In 1997, IBM’s chess-playing computer, Deep Blue, shocked the world by defeating the reigning human world champion over a six-game tournament. It was a defining moment in the nascent field of artificial intelligence, and even if it took the computer six games to prove it, the proof was there: humanity had been beaten at its own game.
Over the last twenty years, chess computers have only become more and more capable, leaving humanity far behind. But what all chess computers have had in common is that, while they have far surpassed humans in their chess skills, they are programmed at a basic level by chess-playing humans. The reigning world champion chess computer, Stockfish 8, would easily dismantle Deep Blue, but it did not teach itself chess strategy. It was taught, and it was fed an exhaustive archive of past chess matches to compare notes with.

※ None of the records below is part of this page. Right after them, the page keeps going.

#include "../../include/roborugby_amd.h"
#include "rr_sim.hpp"
#include "rr_extras.hpp"
#include "rr_hive.hpp"
#include "rr_render.hpp"
#include "rr_kstep.hpp"

using namespace rr;


#ifndef RR_ORDER_SHIFT
#define RR_ORDER_SHIFT 2
#endif
constexpr int ORDER_BINS = 1024, ORDER_THREADS = 1024;
__global__ __launch_bounds__(ORDER_THREADS) void k_order(const uint32_t *cost, uint32_t *order, int ngroups) {
    __shared__ uint32_t hist[ORDER_BINS];
    for (int i = threadIdx.x; i < ORDER_BINS; i += ORDER_THREADS) hist[i] = 0;
    __syncthreads();
    for (int g = threadIdx.x; g < ngroups; g += ORDER_THREADS) {
        uint32_t c = cost[g] >> RR_ORDER_SHIFT;
        c = c > ORDER_BINS - 1 ? ORDER_BINS - 1 : c;
        atomicAdd(&hist[ORDER_BINS - 1 - c], 1u);
    }
    __syncthreads();
    __shared__ uint32_t scan[ORDER_BINS];
    uint32_t v = hist[threadIdx.x];
    scan[threadIdx.x] = v;
    __syncthreads();
    for (int off = 1; off < ORDER_BINS; off <<= 1) {
        uint32_t add = threadIdx.x >= (unsigned)off ? scan[threadIdx.x - off] : 0u;
        __syncthreads();
        scan[threadIdx.x] += add;
        __syncthreads();
    }
    hist[threadIdx.x] = scan[threadIdx.x] - v;
    __syncthreads();
    for (int g = threadIdx.x; g < ngroups; g += ORDER_THREADS) {
        uint32_t c = cost[g] >> RR_ORDER_SHIFT;
        c = c > ORDER_BINS - 1 ? ORDER_BINS - 1 : c;
        order[atomicAdd(&hist[ORDER_BINS - 1 - c], 1u)] = (uint32_t)g;
    }
}
__global__ void k_iota(uint32_t *order, int n) {
    int i = blockIdx.x * blockDim.x + threadIdx.x;
    if (i < n) order[i] = (uint32_t)i;
}

template <class C, typename O>
__global__ __launch_bounds__(64 * WAVES_PER_BLOCK) void k_reset(SimParams<typename C::Real> sp, typename C::Store *recs,
                                                               int32_t *irecs, int n, const uint8_t *mask, int init,
                                                               O *obs, O *obs_g) {
    using R = typename C::Real;
    __shared__ Arena<C> lds[arenas_per_block<C>()];
    const int wave = threadIdx.x / C::VW;
    const int arena = blockIdx.x * arenas_per_block<C>() + wave;
    if (arena >= n || wave >= arenas_per_block<C>()) return;
    Arena<C> &A = lds[wave];
    typename C::Store *rec = recs + (size_t)arena * Arena<C>::P_STRIDE;
    int32_t *irec = irecs + (size_t)arena * Arena<C>::I_STRIDE;
    int st = 0;
    if (init) {
        const int lane = threadIdx.x & (C::VW - 1);
        R *p = reinterpret_cast<R *>(&A.p);
        int32_t *q = reinterpret_cast<int32_t *>(&A.i);
        for (int k = lane; k < Arena<C>::P_REALS; k += C::VW) p[k] = (R)0;
        for (int k = lane; k < Arena<C>::I_INTS; k += C::VW) q[k] = 0;
        RR_SYNC();
        if (lane < C::NR) robot_set_clean_lane(A, sp, lane, (R)0, (R)0, lane < C::NRH ? (R)90 : (R)-90);
        if (lane < C::NB) ball_set_clean_lane(A, lane, (R)0, (R)0, (R)0, (R)0);
        if (lane == 0) A.i.episode = -1;
        RR_SYNC();
    } else {
        load_record(A, rec, irec);
    }
    const bool doit = init || !mask || mask[arena];
    if (doit) reset_arena(A, sp, sp.arena_offset + (uint64_t)arena, (uint64_t)(uint32_t)(A.i.episode + 1), st);
    else derive(A, sp);
    if (obs && doit) observe<C, O>(A, sp, 1, -1, -1, obs + (size_t)arena * 11, st);
    if (obs_g && doit) {
        if (!observe<C, O>(A, sp, -1, -1, -1, obs_g + (size_t)arena * 11, st)) {
            for (int k = threadIdx.x & (C::VW - 1); k < 11; k += C::VW) obs_g[(size_t)arena * 11 + k] = (O)NAN;
        }
    }
    store_record(A, rec, irec);
}

template <class C, typename O>
__global__ __launch_bounds__(64 * WAVES_PER_BLOCK) void k_observe(SimParams<typename C::Real> sp, const typename C::Store *recs,
                                                                 const int32_t *irecs, int n, int team, int ridx, int bidx,
                                                                 O *obs) {
    __shared__ Arena<C> lds[arenas_per_block<C>()];
    const int wave = threadIdx.x / C::VW;
    const int arena = blockIdx.x * arenas_per_block<C>() + wave;
    if (arena >= n || wave >= arenas_per_block<C>()) return;
    Arena<C> &A = lds[wave];
    load_record(A, recs + (size_t)arena * Arena<C>::P_STRIDE, irecs + (size_t)arena * Arena<C>::I_STRIDE);
    derive(A, sp);
    int st = 0;
    if (!observe<C, O>(A, sp, team, ridx, bidx, obs + (size_t)arena * 11, st)) {
        for (int k = threadIdx.x & (C::VW - 1); k < 11; k += C::VW) obs[(size_t)arena * 11 + k] = (O)NAN;
    }
}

Well, things just changed. AlphaZero, an AI developed by DeepMind, itself a division of Google, just crushed Stockfish 8. Out of a 100-game match, AlphaZero won 28 and drew 72, never losing once. It did so after being provided only the basic rules of chess by the AlphaZero team. After a mere four hours of playing around with those rules on its own, with no other input, it handily crushed the most successful, purpose-built chess program in the world without losing a game.
Chess.com’s Mike Klein compared this feat to “a robot being given access to thousands of metal bits and parts, but no knowledge of a combustion engine, then [experimenting] numerous times with every combination possible until it builds a Ferrari.” It bears repeating that AlphaZero became the world chess master after playing only itself for half a workday, with no outside help, empirical data, or chess game archives.
The paper published by the developers noted with interest that, in those four hours, AlphaZero independently discovered the twelve most common human chess openings and played them frequently. AlphaZero essentially taught itself in four hours more about chess than all of humanity accrued over roughly 1,500 years.
Interestingly, while making game decisions, AlphaZero actually searches far fewer positions per second (80,000, nothing to sneeze at) than Stockfish 8 does (70 million). The authors of the paper write that AlphaZero compensates for this by “using its deep neural network to focus much more selectively on the most promising variations — arguably a more “human-like” approach to search.” The computers, it seems, are learning.
To reinforce the point that this AI is a general-purpose reinforcement learning algorithm that can, from scratch, “achieve superhuman performances across many challenging domains,” the developers also provided it with the rules to Shogi, a game even more complicated than Chess. The top computer programs have only recently bested human players. After eight hours of playing Shogi by itself, AlphaZero is now the world champion of that game, too.